Li Nan, Sun Zhonghua, Jiang Fan
Beijing National Laboratory for Condensed Matter Physics, Institute of Physics, Chinese Academy of Sciences, Beijing, PR China.
BMC Bioinformatics. 2008 Dec 22;9:553. doi: 10.1186/1471-2105-9-553.
The prediction of protein-protein binding site can provide structural annotation to the protein interaction data from proteomics studies. This is very important for the biological application of the protein interaction data that is increasing rapidly. Moreover, methods for predicting protein interaction sites can also provide crucial information for improving the speed and accuracy of protein docking methods.

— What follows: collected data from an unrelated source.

# pkhungurn/talking-head-anime-4-demo

Hardware: NVIDIA H100
Metric: 512x512 RGBA frames/sec (higher is better)
Workload: dtype f16/tf32 operands (10-bit mantissa), f32 accumulate, f32 storage outside conv operands

## Files before the change

### include/tha4_b200.h

```cpp
#ifndef THA4_B200_H
#define THA4_B200_H

#include <stdint.h>

#ifdef __cplusplus
extern "C" {
#endif

typedef struct tha4_ctx tha4_ctx;

#define THA4_OK 0
#define THA4_ERR_INVALID (-1)
#define THA4_ERR_CUDA (-2)

enum tha4_net {
    THA4_NET_EYEBROW_DECOMPOSER = 0,
    THA4_NET_EYEBROW_MORPHING_COMBINER = 1,
    THA4_NET_FACE_MORPHER = 2,
    THA4_NET_BODY_MORPHER = 3,
    THA4_NET_UPSCALER = 4,
    THA4_NET_SIREN_FACE_MORPHER = 5,
    THA4_NET_SIREN_BODY_MORPHER = 6,
    THA4_NET_COUNT = 7
};
// ... 55 lines not shown
                                       int B, void* stream);
int tha4_siren_morpher_backward(tha4_ctx* ctx, const float* image, const float* pose, int pose_ld, int B,
                                const float* const* grad_outputs, const float* grid_change, const float* alpha,
                                const float* params, float* grads, float* d_image, float* d_pose, void* stream);
int tha4_siren_face_morpher_backward(tha4_ctx* ctx, const float* pose, int pose_ld, int B, const float* grad_output,
                                     const float* params, float* grads, float* d_pose, void* stream);
int tha4_adam_step(tha4_ctx* ctx, float* params, const float* grads, float* exp_avg, float* exp_avg_sq, int64_t n, float lr,
                   float beta1, float beta2, float eps, int step, float grad_scale, void* stream);

int tha4_images_differ(tha4_ctx* ctx, const float* a, const float* b, int64_t n, int* differ, void* stream);

int tha4_frame_to_srgb8(tha4_ctx* ctx, const float* frame, int B, int H, int W, int background, int round_mode, uint8_t* out, void* stream);
int tha4_rgba8_to_poser_image(tha4_ctx* ctx, const uint8_t* rgba, int H, int W, float* out, void* stream);

int tha4_grid_sample(tha4_ctx* ctx, const float* image, const float* grid_change, int N, int C, int H, int W,
                     float* out, int32_t* x0, int32_t* y0, float* tx, float* ty, void* stream);
int tha4_resize_bilinear(tha4_ctx* ctx, const float* in, int N, int C, int Hi, int Wi, int Ho, int Wo, float* out, void* stream);
int tha4_base_grid(int size, float* host_out);
int tha4_test_conv(tha4_ctx* ctx, int kind, const float* x, const float* w, const float* bias, const float* res,
                   int res_mode, int in_up, float* y, int N, int Cin, int H, int W, int Cout, int strict, int ksplit,
                   void* stream);
int tha4_test_conv_norm(tha4_ctx* ctx, int kind, const float* x, int N, int Cin, int H, int W, int norm_C, int groups,
                        const float* gamma, const float* beta, const float* film0, const float* film1, int act,
                        const float* w, const float* bias, const float* res, int res_mode, int Cout, int ksplit,
                        float* y, float* y_from_f16, void* stream);
int tha4_test_conv_norm_ex(tha4_ctx* ctx, int kind, const float* x, int N, int Cin, int H, int W, int norm_C, int groups,
                           const float* gamma, const float* beta, const float* film0, const float* film1, int act,
                           const float* w, const float* bias, const float* res, int res_mode, int Cout, int ksplit,
                           float* y, float* y_from_f16, double* y_stats, int reps, float* us_per_launch, void* stream);
int tha4_test_conv_skip_fold(tha4_ctx* ctx, const float* x, int N, int Cmid, int H, int W, int groups, const float* gamma,
                             const float* beta, const float* film0, const float* film1, int act, const float* w, const float* bias,
                             const float* x2, int Cin2, const float* w_skip, const float* b_skip, int Cout, int ksplit,
                             float* y, double* y_stats, int* folded, int reps, float* us_per_launch, void* stream);
int tha4_test_norm(tha4_ctx* ctx, const float* x, int N, int C, int H, int W, int groups, const float* gamma,
                   const float* beta, const float* film0, const float* film1, int act, int pool, int out_f16, float* y, void* stream);
int tha4_test_tail(tha4_ctx* ctx, int kind, const float* feature, int N, int C, int S, const float* gamma, const float* beta,
                   int groups, int act, const float* head_w, const float* head_b, const int* head_cout, int n_heads,
                   const float* image0, const float* image1, float* const* outputs, int strict, void* stream);
int tha4_test_conv_backward_data(tha4_ctx* ctx, int kind, const float* dy, const float* w, float* dx, int N, int Cin, int H, int W,
                                 int Cout, int strict, void* stream);
int tha4_test_norm_backward(tha4_ctx* ctx, const float* x, int N, int C, int H, int W, const float* gamma, const float* beta,
                            int act, const float* dy, float* dx, void* stream);
int tha4_test_tail_backward(tha4_ctx* ctx, int kind, const float* const* outputs, int N, int S, const float* image0,
                            const float* image1, const float* const* grad_outputs, float* d_head, float* d_image0,
                            float* d_image1, void* stream);
int tha4_test_upscaler_prologue_backward(tha4_ctx* ctx, const float* rest_image, const float* coarse_grid_change, int coarse_size,
                                         int N, const float* d_x0, float* d_rest_image, float* d_coarse_posed_image,
                                         float* d_coarse_grid_change, void* stream);
int tha4_test_group_norm_backward(tha4_ctx* ctx, const float* x, int N, int C, int H, int W, int groups, const float* gamma,
                                  const float* beta, const float* film0, const float* film1, int act, const float* dy, float* dx,
                                  float* d_film, void* stream);
int tha4_test_attention_backward(tha4_ctx* ctx, const float* qkv, const float* dout, int N, int C, int heads, float* dqkv, void* stream);
int tha4_test_group_norm_backward_ex(tha4_ctx* ctx, const void* x, int x_f16, int x_ld, int N, int C, int H, int W, int groups,
                                     const double* stats, int stats_rep, int stats_ld, const float* gamma, const float* beta,
                                     const float* film0, const float* film1, int film1_ld, int film1_off, int act, const float* dy,
                                     int dy_ld, int dy_pool, const float* res, int res_ld, int res_mode, const float* add, int add_ld,
                                     float* dx, int dx_ld, float* d_film, int d_film_ld, void* stream);
int tha4_test_norm_backward_ex(tha4_ctx* ctx, const void* x, int x_f16, int x_ld, int N, int C, int H, int W, const double* stats,
                               int stats_rep, int stats_ld, const float* gamma, const float* beta, int act, const float* dy, int dy_ld,
                               float* dx, int dx_ld, void* stream);
int tha4_test_conv_backward_data_ex(tha4_ctx* ctx, int kind, const float* w, const float* head_b, const int* head_cout, int n_heads,
                                    const float* dy, int dy_ld, const float* add, int add_ld, float* dx, int dx_ld, int N, int Cin,
                                    int H, int W, int Cout, int strict, int workspace, int* split_plan, void* stream);
int tha4_test_linear_backward(tha4_ctx* ctx, const float* dy, int dy_ld, int N, int R, const float* W, int K, const float* pre, int pre_ld,
                              float* dx, int dx_ld, void* stream);
int tha4_test_attention(tha4_ctx* ctx, const float* qkv, int N, int C, int heads, float* out, void* stream);
// ... 26 lines not shown
```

In this work, we describe a binding site prediction method by designing a new residue neighbour profile and by selecting only the core-interface residues for SVM training. The residue neighbour profile includes both the sequential and the spatial neighbour residues of an interface residue, which is a more complete description of the physical and chemical characteristics surrounding the interface residue. The concept of core interface is applied in selecting the interface residues for training the SVM models, which is shown to result in better discrimination between the core interface and other residues. The best SVM model trained was tested on a test set of 50 randomly selected proteins. The sensitivity, specificity, and MCC for the prediction of the core interface residues were 60.6%, 53.4%, and 0.243, respectively. Our prediction results on this test set were compared with other three binding site prediction methods and found to perform better. Furthermore, our method was tested on the 101 unbound proteins from the protein-protein interaction benchmark v2.0. The sensitivity, specificity, and MCC of this test were 57.5%, 32.5%, and 0.168, respectively.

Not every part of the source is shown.